What you will do | Identify all lines in the data containing the string "cudaEventCreate". Copy them out.

--*--

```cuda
int launch_chain_pipe(ChainParams &p, cudaStream_t st) {
    int max_optin = 0, dev = 0;
    PRB_CUDA(cudaGetDevice(&dev));
    PRB_CUDA(cudaDeviceGetAttribute(&max_optin, cudaDevAttrMaxSharedMemoryPerBlockOptin, dev));
    p.num_tiles = (int)((p.total_rows + TM - 1) / TM);
    if (p.num_tiles == 0) return 0;
    PipePlan pl;
    if (!(opts().mlp_occ == 3 && pipe_plan(p, max_optin, &pl, 3, 0)))
        PRB_REQUIRE(pipe_plan(p, max_optin, &pl), "mlp: no tensor-memory / shared-memory plan for this chain segment");
    PipePlan cand[4];
    int code[4], nc = 0;
    cand[nc] = pl; code[nc++] = pl.occ == 2 ? 2 : (pl.ngw == 3 ? 3 : 1);
    if (pl.occ == 2 && opts().mlp_occ != 2 && pipe_plan(p, max_optin, &cand[nc], 3, 0)) code[nc++] = 4;
    if (pl.occ == 2 && pipe_plan(p, max_optin, &cand[nc], 1, 0)) code[nc++] = 1;
    if (pl.ngw != 3 && pipe_plan(p, max_optin, &cand[nc], 1, 3) && cand[nc].ngw == 3) code[nc++] = 3;
    if (nc > 1) {
        TuneKey key;
        memset(&key, 0, sizeof(key));
        key.dev = dev; key.mode_in = p.mode_in; key.mode_out = p.mode_out; key.L = p.num_layers; key.ns = p.ns;
        key.k0 = p.nchunks[0]; key.tiles = p.num_tiles;
        for (int l = 0; l < p.num_layers; ++l) key.np[l] = p.np[l];
        int choice = 0;
        {
            std::lock_guard<std::mutex> g(g_tune_mu);
            auto it = g_tune.find(key);
            if (it != g_tune.end()) choice = it->second.choice;
        }
        if (choice == 0 && tuning_allowed(st)) {
            cudaEvent_t e0, e1;
            PRB_CUDA(cudaEventCreate(&e0));
            PRB_CUDA(cudaEventCreate(&e1));
            float best[4] = {1e30f, 1e30f, 1e30f, 1e30f};
            int rc = 0;
            for (int c = 0; c < nc && !rc; ++c)
                for (int rep = 0; rep < 3 && !rc; ++rep) {
                    ChainParams q = p;
                    cudaEventRecord(e0, st);
                    rc = launch_with_plan(q, cand[c], st);
                    cudaEventRecord(e1, st);
                    if (cudaEventSynchronize(e1) != cudaSuccess) rc = rc ? rc : -1;
                    float ms = 0.f;
                    cudaEventElapsedTime(&ms, e0, e1);
// ... 6 lines not shown
            for (int c = 1; c < nc; ++c)
                if (best[c] < 0.97f * best[win]) win = c;
            choice = code[win];
            TuneVal tv;
            memset(&tv, 0, sizeof(tv));
            tv.choice = choice; tv.nc = nc;
            for (int c = 0; c < nc; ++c) { tv.code[c] = code[c]; tv.ms[c] = best[c]; }
            std::lock_guard<std::mutex> g(g_tune_mu);
            g_tune[key] = tv;
        }
        for (int c = 0; c < nc; ++c)
            if (code[c] == choice) pl = cand[c];
    }
    return launch_with_plan(p, pl, st);
}

int pipe_tuned_plans(int *dst, int max_entries) {
    std::lock_guard<std::mutex> g(g_tune_mu);
    int n = 0;
    for (const auto &kv : g_tune) {
        if (n >= max_entries) break;
        const TuneKey &k = kv.first;
        int *d = dst + 18 * n++;
        d[0] = k.mode_in; d[1] = k.mode_out; d[2] = k.L; d[3] = k.ns; d[4] = k.k0; d[5] = k.tiles; d[6] = k.np[0]; d[7] = k.np[1]; d[8] = k.np[2];
        d[9] = kv.second.choice;
        for (int c = 0; c < 4; ++c) {
            d[10 + 2 * c] = c < kv.second.nc ? kv.second.code[c] : 0;
            d[11 + 2 * c] = c < kv.second.nc ? (int)(kv.second.ms[c] * 1000.f + 0.5f) : 0;
        }
    }
    return n;
}

}

extern "C" int prb_debug_tuned_plans(int *dst, int max_entries) { return prb::pipe_tuned_plans(dst, max_entries); }

extern "C" int prb_debug_pipe_trace(long long *dst) {
    PRB_CUDA(cudaDeviceSynchronize());
    PRB_CUDA(cudaMemcpyFromSymbol(dst, prb::g_pipe_trace, sizeof(long long) * 64));
    static long long zeros[64];
    PRB_CUDA(cudaMemcpyToSymbol(prb::g_pipe_trace, zeros, sizeof(zeros)));
    return 0;
}
```

pointrcnn_b200/csrc/mlp_tc.cu:

```cuda
#include <string.h>

#include <vector>

#include "mlp_dev.cuh"

namespace prb {

__device__ long long g_trace[32 * 16];
#define PRB_TRACE(slot) do { if (p.trace && blockIdx.x == 0 && tcount < 32 && r == 0) g_trace[tcount * 16 + (slot)] = clock64(); } while (0)

template <int NG, int MINB>
__global__ void __launch_bounds__(128 * NG + 64, MINB) mlp_chain_kernel(const ChainParams p) {
    constexpr int NTHREADS = 128 * NG + 64;
    extern __shared__ uint8_t smem_raw[];
    __shared__ SmemFixed S;
    uint8_t *base = smem_raw + ((1024u - (s2u(smem_raw) & 1023u)) & 1023u);
    const int L = p.num_layers;
    int np_total = 0, sc_off[MAX_LAYERS];
    for (int l = 0; l < L; ++l) { sc_off[l] = np_total; np_total += p.np[l]; }
    uint8_t *sA = base;
    uint8_t *sB = sA + (size_t)p.na * A_STAGE_BYTES;
    float *s_scale = reinterpret_cast<float *>(sB + (size_t)p.nb * p.b_stage_bytes);
    float *s_shift = s_scale + np_total;
    float *s_pool = s_shift + np_total;
// ... 856 lines not shown
}
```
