# galatolofederico/clip-glass

Hardware: AMD Instinct MI355X
Metric: candidate latents scored/sec (GAN→CLIP fitness), StyleGAN2_ffhq_d pop=64 (higher is better)
Workload: dtype f16; 1 GPU; StyleGAN2_ffhq_d: StyleGAN2 config-f 1024px G+D + CLIP ViT-B/32, pop=64 per GPU, batch_size=4, n_obj=2; pop_per_gpu=64, global_pop=64, batch_size=4, parallelism=population-shard x1, device=AMD Radeon Graphics (gfx950:sramecc+:xnack-), 256 CUs, hbm_gib=288

## Files before the change

clip_glass_amd/csrc/conv_down64.hip:

```cpp
#include "common.h"
#include "kernels.h"

namespace {
constexpr int TW = 29, CIN = 64, COUT = 128;
constexpr int ROWB = 64 * 128;
constexpr int V_BYTES = 4 * ROWB;
constexpr int A_BYTES = 8 * ROWB;
constexpr int XS_BYTES = 2 * 32 * 128;
constexpr int O_BYTES = 2 * 32 * 256;
constexpr int OFF_A = V_BYTES, OFF_XS = OFF_A + A_BYTES, OFF_O = OFF_XS + XS_BYTES, OFF_C = OFF_O + O_BYTES;
constexpr int LDS_BYTES = OFF_C + COUT * 4;

__device__ __forceinline__ int vaddr(int row, int col, int cg) { return row * ROWB + ((col ^ ((col >> 2) & 1)) << 7) + (cg << 4); }
__device__ __forceinline__ int aaddr(int rslot, int slot, int lc) { return rslot * ROWB + (slot << 7) + ((lc ^ ((slot >> 1) & 7)) << 4); }
__device__ __forceinline__ int oaddr(int row, int px, int c16) { return row * (32 * 256) + (px << 8) + ((c16 ^ (px & 15)) << 4); }
__device__ __forceinline__ h8 fir4(h8 a, h8 b, h8 c, h8 d) {
    const half_t q = (half_t)0.125f, t = (half_t)0.375f;
    const h8 k125 = {q, q, q, q, q, q, q, q}, k375 = {t, t, t, t, t, t, t, t};
    return __builtin_elementwise_fma(b + c, k375, (a + d) * k125);
}
__device__ __forceinline__ int opaque(int v) { asm volatile("" : "+v"(v)); return v; }
__device__ __forceinline__ int uni(int v) { return __builtin_amdgcn_readfirstlane(v); }
struct RSet { h8 a[4]; h8 x; int b, tx, s, valid; };
}

struct Down64Params {
    const half_t* h;
    const half_t* xs;
    const half_t* w1;
    const half_t* ws;
    const float* b1;
    half_t* y;
    int B, R;
};

__global__ __launch_bounds__(512, 1) void conv_down64_kernel(Down64Params p, int tiles_x, int SY, int n_steps, int per_block) {
    extern __shared__ __attribute__((aligned(16))) char smem[];
    char* Vs = smem;
    char* As = smem + OFF_A;
    char* Xs = smem + OFF_XS;
    char* Os = smem + OFF_O;
    float* Cb = (float*)(smem + OFF_C);
    const int R = p.R, Ro = R >> 1;
    const int first = blockIdx.x * per_block;
    const int last = min(first + per_block, n_steps);
    if (first >= last) return;
    const h8 zero = {0, 0, 0, 0, 0, 0, 0, 0};

    int nx_left = last - first, nx_prime = 1, nx_b, nx_tx, nx_s;
    {
        const int per_img = tiles_x * SY;
        nx_b = uni(first / per_img);
        const int rem = first - nx_b * per_img;
        nx_tx = uni(rem / SY);
        nx_s = uni(rem - nx_tx * SY);
    }
    const int total = nx_left + 1 + (nx_s + nx_left - 1) / SY;

    auto issue = [&](RSet& Rg) {
        Rg.b = nx_b; Rg.tx = nx_tx;
        if (nx_prime) {
            Rg.s = nx_s - 1; Rg.valid = 0; nx_prime = 0;
        } else {
            Rg.s = nx_s; Rg.valid = nx_left > 0;
            if (nx_left > 1) {
                if (++nx_s == SY) { nx_s = 0; nx_prime = 1; if (++nx_tx == tiles_x) { nx_tx = 0; ++nx_b; } }
            }
            if (nx_left > 0) --nx_left;
        }
        const int t = opaque(threadIdx.x), cg = t & 7, cs = t >> 3;
        const half_t* img = p.h + (long long)Rg.b * R * R * CIN;
        const int xo = min(max(2 * TW * Rg.tx - 2 + cs, 0), R - 1) * CIN + cg * 8;
#pragma unroll
        for (int k = 0; k < 4; ++k) {
            const int iy = min(max(4 * Rg.s + 2 + k, 0), R - 1);
            Rg.a[k] = *(const h8*)(img + iy * (R * CIN) + xo);
        }
        const int v = min(t, 2 * TW * 8 - 1), row = v >= TW * 8, rem = v - row * (TW * 8);
        const int yy = min(max(2 * Rg.s + row, 0), Ro - 1), xx = min(TW * Rg.tx + (rem >> 3), Ro - 1);
        Rg.x = *(const h8*)(p.xs + (((long long)Rg.b * Ro + yy) * Ro + xx) * CIN + (rem & 7) * 8);
    };

    h8 Wm[9][4], Wk[4];
    {
        const int t = threadIdx.x, lr = t & 31, kh = (t >> 5) & 1, nb = (t >> 6) & 3;
#pragma unroll
        for (int tap = 0; tap < 9; ++tap)
#pragma unroll
            for (int kk = 0; kk < 4; ++kk) Wm[tap][kk] = *(const h8*)(p.w1 + ((tap * COUT + nb * 32 + lr) * CIN + kk * 16 + kh * 8));
#pragma unroll
        for (int kk = 0; kk < 4; ++kk) {
            const h8 wv = *(const h8*)(p.ws + ((nb * 32 + lr) * CIN + kk * 16 + kh * 8));
#pragma unroll
            for (int q = 0; q < 8; ++q) Wk[kk][q] = (half_t)((float)wv[q] * 0.70710678118654752440f);
        }
        if (t < COUT) Cb[t] = p.b1[t];
    }

    h8 c0 = zero, c1 = zero, c2 = zero;

    auto step = [&](RSet& Rg) {
        const int b = Rg.b, tx = Rg.tx, s = Rg.s, valid = Rg.valid;
        const int ox = 2 * TW * tx - 2, oy = 4 * s + 2;
        __syncthreads();
        {
            const int t = opaque(threadIdx.x), cg = t & 7, cs = t >> 3;
            const bool border = ox < 0 || ox + 64 > R || oy < 0 || oy + 4 > R;
            if (border) {
                const bool colok = (unsigned)(ox + cs) < (unsigned)R;
#pragma unroll
                for (int k = 0; k < 4; ++k) Rg.a[k] = (colok && (unsigned)(oy + k) < (unsigned)R) ? Rg.a[k] : zero;
            }
            *(h8*)(Vs + vaddr(0, cs, cg)) = fir4(c0, c1, c2, Rg.a[0]);
            *(h8*)(Vs + vaddr(1, cs, cg)) = fir4(c1, c2, Rg.a[0], Rg.a[1]);
            *(h8*)(Vs + vaddr(2, cs, cg)) = fir4(c2, Rg.a[0], Rg.a[1], Rg.a[2]);
            *(h8*)(Vs + vaddr(3, cs, cg)) = fir4(Rg.a[0], Rg.a[1], Rg.a[2], Rg.a[3]);
            c0 = Rg.a[1]; c1 = Rg.a[2]; c2 = Rg.a[3];
            if (t < 2 * TW * 8) {
                const int row = t >= TW * 8, rem = t - row * (TW * 8);
                *(h8*)(Xs + aaddr(0, row * 32 + (rem >> 3), rem & 7)) = Rg.x;
            }
        }
        issue(Rg);
        __syncthreads();
        {
            const int t = opaque(threadIdx.x), lane = t & 63, wave = uni(t >> 6);
            const int row = wave >> 1, j = (wave & 1) * 8 + (lane >> 3), cg = lane & 7;
            if (j < 15) {
                h8 v[7];
#pragma unroll
                for (int k = 0; k < 7; ++k) v[k] = *(const h8*)(Vs + vaddr(row, 4 * j + k, cg));
                const int rslot = (4 * s + 1 + row) & 7;
#pragma unroll
                for (int i = 0; i < 4; ++i) {
                    const int c = 4 * j + i;
                    const int slot = (c & 1) ? 32 + (c >> 1) : (c >> 1);
                    *(h8*)(As + aaddr(rslot, slot, cg)) = fir4(v[i], v[i + 1], v[i + 2], v[i + 3]);
                }
            }
        }
        __syncthreads();
        const int tm = opaque(threadIdx.x), lr = tm & 31, kh = (tm >> 5) & 1, wave = uni(tm >> 6), r = wave >> 2, nb = wave & 3;
        f16x acc;
#pragma unroll
        for (int q = 0; q < 16; ++q) acc[q] = 0.f;
#pragma unroll
        for (int ky = 0; ky < 3; ++ky) {
            const int rslot = (4 * s + 2 * r + ky) & 7;
#pragma unroll
            for (int kx = 0; kx < 3; ++kx)
#pragma unroll
                for (int kk = 0; kk < 4; ++kk) {
                    const h8 xf = *(const h8*)(As + aaddr(rslot, (kx == 1 ? 32 : (kx >> 1)) + lr, kk * 2 + kh));
                    acc = mfma32(Wm[ky * 3 + kx][kk], xf, acc);
                    if (kk == 3 && (kx & 1) == (ky & 1)) __builtin_amdgcn_sched_barrier(0);
                }
        }
#pragma unroll
        for (int g = 0; g < 4; ++g) {
            const f4 bb = *(const f4*)(Cb + nb * 32 + 8 * g + 4 * kh);
#pragma unroll
            for (int q = 0; q < 4; ++q) {
                const float v = acc[g * 4 + q] + bb[q];
                acc[g * 4 + q] = fmaxf(v, 0.2f * v);
            }
        }
#pragma unroll
        for (int kk = 0; kk < 4; ++kk) acc = mfma32(Wk[kk], *(const h8*)(Xs + aaddr(0, r * 32 + lr, kk * 2 + kh)), acc);
#pragma unroll
        for (int g = 0; g < 4; ++g) {
            h4 out;
#pragma unroll
            for (int q = 0; q < 4; ++q) out[q] = (half_t)acc[g * 4 + q];
            *(h4*)(Os + oaddr(r, lr, nb * 4 + g) + kh * 8) = out;
        }
        __syncthreads();
        if (valid) {
            const int t = opaque(threadIdx.x);
            const int npx = min(TW, Ro - TW * tx);
#pragma unroll
            for (int k = 0; k < 2; ++k) {
                const int v = t + 512 * k;
                const int row = v >= TW * 16, rem = v - row * (TW * 16), px = rem >> 4, ch = rem & 15;
                if (v < 2 * TW * 16 && px < npx)
                    *(h8*)(p.y + (((long long)b * Ro + 2 * s + row) * Ro + TW * tx + px) * COUT + ch * 8) = *(const h8*)(Os + oaddr(row, px, ch));
            }
        }
    };

    RSet r0, r1;
    issue(r0);
    issue(r1);
    for (int it = 0; it < total; it += 2) {
        step(r0);
        step(r1);
    }
}

bool conv_down64_supported(int R, int Cin, int Cout) {
    return Cin == CIN && Cout == COUT && R >= 16 && R % 4 == 0 && (long long)R * R * Cin < (1LL << 31) && glass_lds_fits(LDS_BYTES);
}

const char* launch_conv_down64(const half_t* h, const half_t* xs, const half_t* w1, const half_t* ws, const float* b1, half_t* y,
                               int B, int R, int Cin, int Cout, hipStream_t st) {
    if (!conv_down64_supported(R, Cin, Cout)) return nullptr;
    Down64Params p;
    p.h = h; p.xs = xs; p.w1 = w1; p.ws = ws; p.b1 = b1; p.y = y; p.B = B; p.R = R;
    const int Ro = R / 2, tiles_x = (Ro + TW - 1) / TW, SY = Ro / 2;
    const long long steps = (long long)B * tiles_x * SY;
    if (steps >= (1LL << 30)) return nullptr;
    static DevOnce once;
    once.run([&] { (void)hipFuncSetAttribute((const void*)conv_down64_kernel, hipFuncAttributeMaxDynamicSharedMemorySize, LDS_BYTES); });
    const int slots = glass_cu_count();
    const int per_block = (int)((steps + slots - 1) / slots);
    const int grid = (int)((steps + per_block - 1) / per_block);
    hipLaunchKernelGGL(conv_down64_kernel, dim3(grid), dim3(512), LDS_BYTES, st, p, tiles_x, SY, (int)steps, per_block);
    return "conv_down64_kernel";
}
```

Before: 2182 candidates/s.

## Software-pipeline down64 conv: split waves between MFMA and FIR/store phases

Restructures the fused downsample conv kernel so the two row halves of waves work in different phases. One half runs its MFMA work while the other does output stores, vertical FIR and row prefetch, which cuts the barriers per step from four to two and raises priority for one group. The skip-connection weights move from registers into LDS, and the MFMA loop now prefetches operand fragments with explicit scheduling barriers. The aim is to overlap LDS/global traffic with matrix math and reduce register pressure, at the cost of more LDS use and a more complex, fragile schedule.

```diff
diff --git a/clip_glass_amd/csrc/conv_down64.hip b/clip_glass_amd/csrc/conv_down64.hip
--- a/clip_glass_amd/csrc/conv_down64.hip
+++ b/clip_glass_amd/csrc/conv_down64.hip
@@ -9,7 +9,9 @@
 constexpr int XS_BYTES = 2 * 32 * 128;
 constexpr int O_BYTES = 2 * 32 * 256;
 constexpr int OFF_A = V_BYTES, OFF_XS = OFF_A + A_BYTES, OFF_O = OFF_XS + XS_BYTES, OFF_C = OFF_O + O_BYTES;
-constexpr int LDS_BYTES = OFF_C + COUT * 4;
+constexpr int WK_BYTES = 4 * 4 * 64 * 16;
+constexpr int OFF_WK = OFF_C + COUT * 4;
+constexpr int LDS_BYTES = OFF_WK + WK_BYTES;
 
 __device__ __forceinline__ int vaddr(int row, int col, int cg) { return row * ROWB + ((col ^ ((col >> 2) & 1)) << 7) + (cg << 4); }
 __device__ __forceinline__ int aaddr(int rslot, int slot, int lc) { return rslot * ROWB + (slot << 7) + ((lc ^ ((slot >> 1) & 7)) << 4); }
@@ -21,7 +23,7 @@
 }
 __device__ __forceinline__ int opaque(int v) { asm volatile("" : "+v"(v)); return v; }
 __device__ __forceinline__ int uni(int v) { return __builtin_amdgcn_readfirstlane(v); }
-struct RSet { h8 a[4]; h8 x; int b, tx, s, valid; };
+struct RSet { h8 a[4]; int b, tx, s, valid; };
 }
 
 struct Down64Params {
@@ -41,6 +43,7 @@
     char* Xs = smem + OFF_XS;
     char* Os = smem + OFF_O;
     float* Cb = (float*)(smem + OFF_C);
+    char* Wks = smem + OFF_WK;
     const int R = p.R, Ro = R >> 1;
     const int first = blockIdx.x * per_block;
     const int last = min(first + per_block, n_steps);
@@ -57,7 +60,7 @@
     }
     const int total = nx_left + 1 + (nx_s + nx_left - 1) / SY;
 
-    auto issue = [&](RSet& Rg) {
+    auto issue_rows = [&](RSet& Rg) {
         Rg.b = nx_b; Rg.tx = nx_tx;
         if (nx_prime) {
             Rg.s = nx_s - 1; Rg.valid = 0; nx_prime = 0;
@@ -76,12 +79,16 @@
             const int iy = min(max(4 * Rg.s + 2 + k, 0), R - 1);
             Rg.a[k] = *(const h8*)(img + iy * (R * CIN) + xo);
         }
+    };
+    h8 xv;
+    auto issue_skip = [&](const RSet& Rg) {
+        const int t = opaque(threadIdx.x);
         const int v = min(t, 2 * TW * 8 - 1), row = v >= TW * 8, rem = v - row * (TW * 8);
         const int yy = min(max(2 * Rg.s + row, 0), Ro - 1), xx = min(TW * Rg.tx + (rem >> 3), Ro - 1);
-        Rg.x = *(const h8*)(p.xs + (((long long)Rg.b * Ro + yy) * Ro + xx) * CIN + (rem & 7) * 8);
-    };
-
-    h8 Wm[9][4], Wk[4];
+        xv = *(const h8*)(p.xs + (((long long)Rg.b * Ro + yy) * Ro + xx) * CIN + (rem & 7) * 8);
+    };
+
+    h8 Wm[9][4];
     {
         const int t = threadIdx.x, lr = t & 31, kh = (t >> 5) & 1, nb = (t >> 6) & 3;
 #pragma unroll
@@ -91,70 +98,66 @@
 #pragma unroll
         for (int kk = 0; kk < 4; ++kk) {
             const h8 wv = *(const h8*)(p.ws + ((nb * 32 + lr) * CIN + kk * 16 + kh * 8));
-#pragma unroll
-            for (int q = 0; q < 8; ++q) Wk[kk][q] = (half_t)((float)wv[q] * 0.70710678118654752440f);
+            h8 wk;
+#pragma unroll
+            for (int q = 0; q < 8; ++q) wk[q] = (half_t)((float)wv[q] * 0.70710678118654752440f);
+            if (t < 256) *(h8*)(Wks + (((nb * 4 + kk) * 64 + (t & 63)) << 4)) = wk;
         }
         if (t < COUT) Cb[t] = p.b1[t];
     }
 
     h8 c0 = zero, c1 = zero, c2 = zero;
-
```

--*--

Answer below |
            PRB_CUDA(cudaEventCreate(&e0));
            PRB_CUDA(cudaEventCreate(&e1));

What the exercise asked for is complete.